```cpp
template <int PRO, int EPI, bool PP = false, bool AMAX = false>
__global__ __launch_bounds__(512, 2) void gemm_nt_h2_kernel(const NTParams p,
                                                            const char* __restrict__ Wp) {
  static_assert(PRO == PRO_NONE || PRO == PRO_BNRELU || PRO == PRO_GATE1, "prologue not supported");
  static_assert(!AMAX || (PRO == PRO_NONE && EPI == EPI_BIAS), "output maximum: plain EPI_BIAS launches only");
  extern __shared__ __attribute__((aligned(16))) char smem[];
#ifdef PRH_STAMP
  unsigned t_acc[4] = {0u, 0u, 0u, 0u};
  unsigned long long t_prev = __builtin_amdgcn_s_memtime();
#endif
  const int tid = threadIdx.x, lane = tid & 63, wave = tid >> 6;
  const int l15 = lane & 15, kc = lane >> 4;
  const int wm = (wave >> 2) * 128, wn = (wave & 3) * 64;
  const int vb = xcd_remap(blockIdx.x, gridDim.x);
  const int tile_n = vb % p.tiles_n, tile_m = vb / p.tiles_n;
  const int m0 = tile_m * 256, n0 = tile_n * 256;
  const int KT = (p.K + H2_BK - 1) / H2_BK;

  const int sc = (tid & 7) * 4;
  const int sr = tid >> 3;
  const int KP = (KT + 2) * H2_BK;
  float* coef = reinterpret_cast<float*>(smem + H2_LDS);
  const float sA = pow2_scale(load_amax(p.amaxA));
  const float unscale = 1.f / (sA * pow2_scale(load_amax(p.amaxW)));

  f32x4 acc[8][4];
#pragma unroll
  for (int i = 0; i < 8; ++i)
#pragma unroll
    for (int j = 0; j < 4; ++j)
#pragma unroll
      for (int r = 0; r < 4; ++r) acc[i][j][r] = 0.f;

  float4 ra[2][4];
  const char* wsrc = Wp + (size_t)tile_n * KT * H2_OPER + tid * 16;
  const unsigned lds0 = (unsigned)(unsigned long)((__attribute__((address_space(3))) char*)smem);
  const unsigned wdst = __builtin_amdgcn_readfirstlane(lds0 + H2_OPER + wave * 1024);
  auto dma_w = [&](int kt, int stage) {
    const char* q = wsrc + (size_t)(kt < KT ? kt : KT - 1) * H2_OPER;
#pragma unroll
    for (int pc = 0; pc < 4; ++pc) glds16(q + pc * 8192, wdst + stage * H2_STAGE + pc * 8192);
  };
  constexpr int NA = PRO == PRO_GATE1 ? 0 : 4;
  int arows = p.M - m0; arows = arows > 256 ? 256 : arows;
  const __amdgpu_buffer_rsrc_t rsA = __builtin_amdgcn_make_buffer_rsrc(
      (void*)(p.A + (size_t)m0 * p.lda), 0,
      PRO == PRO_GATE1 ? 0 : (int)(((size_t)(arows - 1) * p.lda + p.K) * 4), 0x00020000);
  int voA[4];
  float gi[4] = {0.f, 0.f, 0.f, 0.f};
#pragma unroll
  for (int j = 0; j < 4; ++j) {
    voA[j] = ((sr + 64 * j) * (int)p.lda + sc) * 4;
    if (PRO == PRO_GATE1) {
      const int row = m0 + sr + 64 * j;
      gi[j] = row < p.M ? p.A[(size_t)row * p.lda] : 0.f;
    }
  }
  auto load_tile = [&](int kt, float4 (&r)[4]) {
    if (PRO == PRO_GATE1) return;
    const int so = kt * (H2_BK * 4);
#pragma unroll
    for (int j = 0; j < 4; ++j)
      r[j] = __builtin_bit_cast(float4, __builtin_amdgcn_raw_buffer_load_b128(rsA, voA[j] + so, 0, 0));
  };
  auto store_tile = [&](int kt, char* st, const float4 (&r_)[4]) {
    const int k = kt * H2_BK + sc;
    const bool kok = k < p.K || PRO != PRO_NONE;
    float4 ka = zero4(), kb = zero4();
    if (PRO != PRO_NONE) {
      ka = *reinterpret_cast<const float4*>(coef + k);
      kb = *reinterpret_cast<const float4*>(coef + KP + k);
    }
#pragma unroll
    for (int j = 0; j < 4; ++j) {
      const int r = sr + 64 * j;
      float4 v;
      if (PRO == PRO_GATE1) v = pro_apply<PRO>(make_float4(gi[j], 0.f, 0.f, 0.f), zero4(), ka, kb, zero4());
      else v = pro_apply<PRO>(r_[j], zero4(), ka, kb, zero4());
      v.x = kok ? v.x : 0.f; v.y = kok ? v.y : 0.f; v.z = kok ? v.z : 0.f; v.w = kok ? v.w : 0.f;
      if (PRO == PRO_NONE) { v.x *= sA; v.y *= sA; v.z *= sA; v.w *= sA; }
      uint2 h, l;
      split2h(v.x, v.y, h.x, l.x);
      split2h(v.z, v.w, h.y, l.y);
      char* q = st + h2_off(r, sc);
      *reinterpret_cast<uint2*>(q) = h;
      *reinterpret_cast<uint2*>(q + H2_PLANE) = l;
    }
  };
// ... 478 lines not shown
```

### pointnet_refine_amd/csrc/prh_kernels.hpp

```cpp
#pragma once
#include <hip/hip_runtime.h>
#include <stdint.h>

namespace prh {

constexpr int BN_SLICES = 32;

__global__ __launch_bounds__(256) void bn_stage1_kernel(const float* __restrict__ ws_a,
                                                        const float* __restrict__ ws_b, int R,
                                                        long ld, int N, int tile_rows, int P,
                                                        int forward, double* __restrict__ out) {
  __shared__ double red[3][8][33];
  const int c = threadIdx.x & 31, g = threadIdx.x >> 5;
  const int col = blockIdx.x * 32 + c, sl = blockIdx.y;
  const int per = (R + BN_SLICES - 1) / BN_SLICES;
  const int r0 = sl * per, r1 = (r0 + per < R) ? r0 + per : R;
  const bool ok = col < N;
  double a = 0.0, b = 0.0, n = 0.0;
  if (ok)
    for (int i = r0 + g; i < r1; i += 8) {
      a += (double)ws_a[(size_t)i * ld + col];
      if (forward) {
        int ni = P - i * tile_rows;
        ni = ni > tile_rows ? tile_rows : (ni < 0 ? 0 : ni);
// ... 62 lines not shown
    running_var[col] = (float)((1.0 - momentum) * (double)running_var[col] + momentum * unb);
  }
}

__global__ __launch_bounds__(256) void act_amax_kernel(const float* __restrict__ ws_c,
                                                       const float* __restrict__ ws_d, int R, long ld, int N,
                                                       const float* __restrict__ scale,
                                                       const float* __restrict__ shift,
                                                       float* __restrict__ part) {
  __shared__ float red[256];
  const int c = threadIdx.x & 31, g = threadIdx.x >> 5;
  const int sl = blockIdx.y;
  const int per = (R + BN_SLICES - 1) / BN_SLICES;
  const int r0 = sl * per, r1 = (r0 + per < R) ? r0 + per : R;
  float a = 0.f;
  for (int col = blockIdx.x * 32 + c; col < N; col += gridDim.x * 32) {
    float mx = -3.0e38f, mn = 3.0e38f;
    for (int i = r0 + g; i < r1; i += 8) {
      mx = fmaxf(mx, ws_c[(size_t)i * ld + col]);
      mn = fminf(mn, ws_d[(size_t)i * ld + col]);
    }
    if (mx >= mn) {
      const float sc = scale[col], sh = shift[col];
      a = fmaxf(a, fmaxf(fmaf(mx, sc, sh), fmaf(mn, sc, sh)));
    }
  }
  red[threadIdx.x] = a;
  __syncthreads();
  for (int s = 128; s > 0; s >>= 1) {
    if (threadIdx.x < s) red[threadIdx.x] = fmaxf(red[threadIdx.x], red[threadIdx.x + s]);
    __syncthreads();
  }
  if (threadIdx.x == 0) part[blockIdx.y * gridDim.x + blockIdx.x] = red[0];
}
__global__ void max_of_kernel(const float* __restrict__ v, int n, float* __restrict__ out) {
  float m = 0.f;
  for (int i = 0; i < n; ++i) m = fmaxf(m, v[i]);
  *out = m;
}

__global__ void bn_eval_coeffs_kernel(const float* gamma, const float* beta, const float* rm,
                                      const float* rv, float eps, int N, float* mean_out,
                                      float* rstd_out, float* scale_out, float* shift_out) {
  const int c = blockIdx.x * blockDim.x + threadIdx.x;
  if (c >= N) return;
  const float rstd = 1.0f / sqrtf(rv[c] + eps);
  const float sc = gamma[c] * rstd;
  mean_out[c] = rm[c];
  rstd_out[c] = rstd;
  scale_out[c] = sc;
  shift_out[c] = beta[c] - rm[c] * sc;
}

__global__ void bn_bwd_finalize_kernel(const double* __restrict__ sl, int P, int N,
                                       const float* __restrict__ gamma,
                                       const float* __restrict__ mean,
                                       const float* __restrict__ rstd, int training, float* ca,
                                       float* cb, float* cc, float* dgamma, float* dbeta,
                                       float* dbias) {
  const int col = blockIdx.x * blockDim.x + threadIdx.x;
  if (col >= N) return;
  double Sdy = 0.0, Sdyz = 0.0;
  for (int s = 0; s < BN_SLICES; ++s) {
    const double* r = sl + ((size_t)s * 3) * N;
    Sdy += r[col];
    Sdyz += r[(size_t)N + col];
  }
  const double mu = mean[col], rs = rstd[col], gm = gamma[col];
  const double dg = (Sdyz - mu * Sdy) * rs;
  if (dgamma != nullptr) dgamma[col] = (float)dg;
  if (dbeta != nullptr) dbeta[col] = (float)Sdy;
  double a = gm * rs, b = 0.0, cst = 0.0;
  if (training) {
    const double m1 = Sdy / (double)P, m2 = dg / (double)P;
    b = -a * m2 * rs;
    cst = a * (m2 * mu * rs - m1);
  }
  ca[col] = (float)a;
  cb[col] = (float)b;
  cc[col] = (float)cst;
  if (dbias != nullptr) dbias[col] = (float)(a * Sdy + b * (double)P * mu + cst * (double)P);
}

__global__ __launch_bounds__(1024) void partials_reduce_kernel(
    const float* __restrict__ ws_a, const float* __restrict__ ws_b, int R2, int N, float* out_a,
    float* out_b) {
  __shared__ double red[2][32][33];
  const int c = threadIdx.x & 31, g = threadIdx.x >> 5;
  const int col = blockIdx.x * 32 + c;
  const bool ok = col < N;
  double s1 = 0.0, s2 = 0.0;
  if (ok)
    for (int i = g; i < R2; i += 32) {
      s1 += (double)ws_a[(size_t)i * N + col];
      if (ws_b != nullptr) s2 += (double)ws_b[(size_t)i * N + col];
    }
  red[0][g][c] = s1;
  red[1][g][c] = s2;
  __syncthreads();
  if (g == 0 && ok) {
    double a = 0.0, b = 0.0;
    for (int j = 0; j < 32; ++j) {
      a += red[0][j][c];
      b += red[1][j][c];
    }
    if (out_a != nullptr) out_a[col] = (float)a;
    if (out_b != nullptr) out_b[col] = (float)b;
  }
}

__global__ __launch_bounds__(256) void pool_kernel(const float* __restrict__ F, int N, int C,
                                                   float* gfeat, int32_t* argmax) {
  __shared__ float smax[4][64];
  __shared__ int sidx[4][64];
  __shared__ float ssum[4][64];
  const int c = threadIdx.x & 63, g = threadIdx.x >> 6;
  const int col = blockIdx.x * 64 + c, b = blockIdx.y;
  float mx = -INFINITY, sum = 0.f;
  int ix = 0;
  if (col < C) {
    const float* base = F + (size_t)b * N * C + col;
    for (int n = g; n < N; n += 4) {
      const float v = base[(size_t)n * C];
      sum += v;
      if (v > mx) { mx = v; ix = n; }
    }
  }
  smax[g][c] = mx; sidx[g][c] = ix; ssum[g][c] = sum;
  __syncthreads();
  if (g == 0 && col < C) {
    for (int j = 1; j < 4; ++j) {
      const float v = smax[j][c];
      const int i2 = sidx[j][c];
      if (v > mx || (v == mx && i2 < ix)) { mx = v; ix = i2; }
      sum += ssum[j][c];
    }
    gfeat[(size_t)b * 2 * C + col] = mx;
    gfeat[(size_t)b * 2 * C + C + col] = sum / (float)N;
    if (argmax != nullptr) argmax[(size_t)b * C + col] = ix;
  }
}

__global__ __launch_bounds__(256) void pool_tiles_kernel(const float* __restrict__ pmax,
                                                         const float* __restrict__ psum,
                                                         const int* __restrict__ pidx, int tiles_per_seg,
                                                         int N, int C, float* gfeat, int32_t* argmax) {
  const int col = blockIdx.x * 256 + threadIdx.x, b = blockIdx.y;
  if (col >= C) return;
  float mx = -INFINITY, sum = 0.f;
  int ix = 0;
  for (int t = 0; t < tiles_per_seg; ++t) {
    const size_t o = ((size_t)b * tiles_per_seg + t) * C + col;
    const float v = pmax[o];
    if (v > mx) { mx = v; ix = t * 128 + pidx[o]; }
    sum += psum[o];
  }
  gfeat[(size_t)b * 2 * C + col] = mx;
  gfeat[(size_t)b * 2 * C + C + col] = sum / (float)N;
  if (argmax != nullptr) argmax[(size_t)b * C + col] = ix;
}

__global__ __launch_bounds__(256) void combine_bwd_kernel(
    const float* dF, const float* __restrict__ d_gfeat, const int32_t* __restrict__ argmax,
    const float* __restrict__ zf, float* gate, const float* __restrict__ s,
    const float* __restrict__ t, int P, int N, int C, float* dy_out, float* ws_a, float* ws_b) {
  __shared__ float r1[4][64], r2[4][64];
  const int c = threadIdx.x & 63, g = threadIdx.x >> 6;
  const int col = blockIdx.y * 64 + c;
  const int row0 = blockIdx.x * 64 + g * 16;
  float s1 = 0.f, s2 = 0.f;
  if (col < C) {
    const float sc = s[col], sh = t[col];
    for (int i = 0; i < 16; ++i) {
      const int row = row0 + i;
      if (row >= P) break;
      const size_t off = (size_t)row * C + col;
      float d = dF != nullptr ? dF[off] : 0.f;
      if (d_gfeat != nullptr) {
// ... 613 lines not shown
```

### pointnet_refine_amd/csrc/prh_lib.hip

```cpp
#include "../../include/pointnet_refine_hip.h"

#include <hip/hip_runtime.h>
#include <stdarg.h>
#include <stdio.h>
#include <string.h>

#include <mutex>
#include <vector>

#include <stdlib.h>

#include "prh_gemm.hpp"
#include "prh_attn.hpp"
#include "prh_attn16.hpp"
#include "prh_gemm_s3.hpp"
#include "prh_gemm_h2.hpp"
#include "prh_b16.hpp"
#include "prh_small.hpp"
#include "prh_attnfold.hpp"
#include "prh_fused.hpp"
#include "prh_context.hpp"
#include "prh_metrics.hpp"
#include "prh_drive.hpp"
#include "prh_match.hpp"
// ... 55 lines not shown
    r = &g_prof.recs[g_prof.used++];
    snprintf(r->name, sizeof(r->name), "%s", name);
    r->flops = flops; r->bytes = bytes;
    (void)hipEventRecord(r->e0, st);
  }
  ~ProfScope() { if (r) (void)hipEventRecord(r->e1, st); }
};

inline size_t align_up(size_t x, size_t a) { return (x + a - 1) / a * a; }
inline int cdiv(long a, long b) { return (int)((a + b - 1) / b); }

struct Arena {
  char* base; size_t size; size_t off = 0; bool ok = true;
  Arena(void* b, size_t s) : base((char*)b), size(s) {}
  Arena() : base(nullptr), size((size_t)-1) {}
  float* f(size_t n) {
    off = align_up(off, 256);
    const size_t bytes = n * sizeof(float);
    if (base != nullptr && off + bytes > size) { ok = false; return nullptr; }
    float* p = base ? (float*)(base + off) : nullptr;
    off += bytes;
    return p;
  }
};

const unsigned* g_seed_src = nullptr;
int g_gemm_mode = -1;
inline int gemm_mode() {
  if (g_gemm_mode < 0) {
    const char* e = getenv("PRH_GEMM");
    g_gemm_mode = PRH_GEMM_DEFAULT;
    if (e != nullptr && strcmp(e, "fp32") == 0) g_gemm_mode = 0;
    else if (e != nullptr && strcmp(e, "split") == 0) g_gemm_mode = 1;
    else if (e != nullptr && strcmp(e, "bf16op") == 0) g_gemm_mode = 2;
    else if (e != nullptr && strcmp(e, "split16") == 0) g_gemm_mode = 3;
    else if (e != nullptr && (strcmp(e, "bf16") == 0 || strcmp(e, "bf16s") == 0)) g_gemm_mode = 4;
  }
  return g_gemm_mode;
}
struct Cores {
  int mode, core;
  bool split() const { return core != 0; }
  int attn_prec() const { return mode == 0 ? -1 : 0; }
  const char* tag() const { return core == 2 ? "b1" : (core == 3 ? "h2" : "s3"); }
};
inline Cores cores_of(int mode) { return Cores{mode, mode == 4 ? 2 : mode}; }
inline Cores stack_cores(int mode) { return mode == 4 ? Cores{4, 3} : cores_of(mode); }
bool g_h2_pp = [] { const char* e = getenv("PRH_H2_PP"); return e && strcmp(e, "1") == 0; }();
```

Aim of the task >> From the entries above, copy each line holding "pmax".

Completed exercise >>
__global__ __launch_bounds__(256) void pool_tiles_kernel(const float* __restrict__ pmax,
    const float v = pmax[o];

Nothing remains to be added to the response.